「あ〜退屈」
正木 亮輔(まさき りょうすけ)はため息をついた。亮輔にとって学校の授業など意味がない。帰ってから教科書をパラパラと見るだけでこんな簡単なもの理解ができる。
しかし、中学は義務教育だ。まだ中一になって一ヶ月だ。あと三年もずっとこんな暮らしをしなくちゃいけない。退屈。
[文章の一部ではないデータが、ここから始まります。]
@@ -1285,7 +1322,7 @@
         d_lo = d_hi - (int64_t)((rng & kRngRun) ? (rng & 0x7FF) : 0u);
         b_cur = d_lo / (int64_t)R.Bw;
         b_last = d_hi / (int64_t)R.Bw;
-        if (R.overlap && b_cur > 0 && d_lo - b_cur * (int64_t)R.Bw <= (int64_t)R.k[pat])
+        if (R.overlap && b_cur > 0 && d_lo - b_cur * (int64_t)R.Bw <= (int64_t)N.k)
             --b_cur;
         if ((uint64_t)b_last >> R.band_bits) {
             atomicAdd(&R.counters[kCntVoid], 1ull);
@@ -1333,6 +1370,8 @@
     }
     if (n > R.surv_cap)
         n = R.surv_cap;
+    for (uint64_t i = (uint64_t)blockIdx.x * blockDim.x + threadIdx.x; i < R.seen_clear_n; i += (uint64_t)gridDim.x * blockDim.x)
+        R.seen_clear[i] = make_uint4(0xFFFFFFFFu, 0xFFFFFFFFu, 0xFFFFFFFFu, 0xFFFFFFFFu);
     if (!R.exact_hits && __hip_atomic_load(R.table_poison, __ATOMIC_RELAXED, __HIP_MEMORY_SCOPE_AGENT) != 0) {
         if (blockIdx.x == 0 && threadIdx.x == 0)
             atomicAdd(&R.counters[kCntVoid], 1ull);
@@ -1479,12 +1518,12 @@
                 S.qn += __popcll(mm);
                 queue_sync();
                 while (S.qn >= 64)
-                    check_pairs(R, S, 64, lane);
+                    check_pairs(R, S, 64, lane, false);
             }
         }
     }
     while (S.qn != 0)
-        check_pairs(R, S, S.qn < 64 ? S.qn : 64, lane);
+        check_pairs(R, S, S.qn < 64 ? S.qn : 64, lane, true);
     if (S.bn != 0)
         insert_bands(R, *S.B, 0, S.bn, lane, S.C);
     for (uint32_t q = S.C.used + lane; q < S.C.size; q += 64)
@@ -1696,8 +1735,9 @@
         if (P.overlap ? (uint32_t)v < (P.surplus ? (uint32_t)P.surplus[g.pat] : 1u) : v == 0)
             return false;
     }
-    g.m = P.m[g.pat];
-    g.k = P.k[g.pat];
+    const needle_rec N = P.needle[g.pat];
+    g.m = N.m;
+    g.k = N.k;
     int64_t own_b = (int64_t)P.scan_begin, own_e = (int64_t)P.scan_end, hay_b = (int64_t)P.ctx_begin;
     if (P.seg_offsets) {
         const int64_t sb = (int64_t)P.seg_offsets[c.seg], se = (int64_t)P.seg_offsets[c.seg + 1];
diff --git a/libspm_amd/csrc/internal.hpp b/libspm_amd/csrc/internal.hpp
--- a/libspm_amd/csrc/internal.hpp
+++ b/libspm_amd/csrc/internal.hpp
@@ -34,13 +34,12 @@
     uint32_t *d_hp0 = nullptr;
     int32_t *d_m = nullptr;
     int32_t *d_k = nullptr;
+    needle_rec *d_needle = nullptr;
     mutable uint64_t cand_hint = 0;
     uint8_t *d_surplus = nullptr;
     uint8_t *d_ranks = nullptr;
     uint32_t *d_offsets = nullptr;
     uint32_t *d_needle_pk = nullptr;
-    uint32_t *d_pk_offsets = nullptr;
-    uint16_t *d_seed_q = nullptr;
     pass_entry *d_pass_tab = nullptr;
     uint4 *d_entries = nullptr;
     mutable uint64_t hit_hint = 0;
diff --git a/libspm_amd/csrc/patterns.hip b/libspm_amd/csrc/patterns.hip
--- a/libspm_amd/csrc/patterns.hip
+++ b/libspm_amd/csrc/patterns.hip
@@ -132,6 +132,7 @@
     double ms_upload = 0;
     long pass_tab_item = -1;
     std::vector<uint32_t> pk, pk_off;
+    std::vector<needle_rec> recs;
     std::vector<uint8_t> surplus;
     auto t0 = clk::now();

「正木。聞いているのか。中間テストでどんな点取っても知らんぞ」
「あっそう。どんな点取るか楽しみやなぁ」
足を組み、運動場を見る。先生の顔が赤く変わるのが見なくても分かる。
「正木っ、なんだその態度はっ。入学したてでそんなにダラけてたら三年になったらどうなるか分かってるのかっ」
「入学したてじゃなかったらダラけてもいいワケ?」
亮輔は先生の顔を見た。
なかなかの熱血教師やん。
くすっと笑った。先生の顔が次は青くなるのが分かった。
「な、何を笑っているっ。ま、ま、正木、放課後に職員室へ来いっ」
そういうと教壇に戻って行った。
「正木ぃ」
中岡 大地(なかおか だいち)が来た。大地は中学に入って初めてできた話し相手だ。亮輔は大阪から引越してきたので知っている人など一人もいなかった。
「放課後呼び出しだろ。待っとくよ」
「は?行くわけないやん。はよ帰って俺ん家来てな。昨日のゲームの続きしよう」
そう言うと亮輔はスタスタと歩きだした。大地は唖然としながらも、感心していた。
ちょっとカッコイイ。
そう思った。なんか縛られないって感じだ。
「うん、帰ったらすぐ行くよ」
大地はそう言いながら亮輔に追い付いた。亮輔はにっこりと笑った。そんな時、大地は少しドキドキする。ホモってわけではない。亮輔のような顔が笑えば男だって振り向く。
「どうしたん?」
「いや、ホント、正木ってオトコマエだよなぁ。いつ見ても惚れる。羨ましい」
「キモいやっちゃな。俺、男と付き合うなんていややからな。絶対、女の子と付き合うからな。ファーストキスだって女の子とやるからな」
「お、お前、キスの事まで考えてるのか。やるなぁ」
亮輔は真っ赤になって帰るで、と言った。大地がふふっと笑う。
「うん、帰ろう」
大地は亮輔と並んだ。やっぱり正木はおもしろいと思った。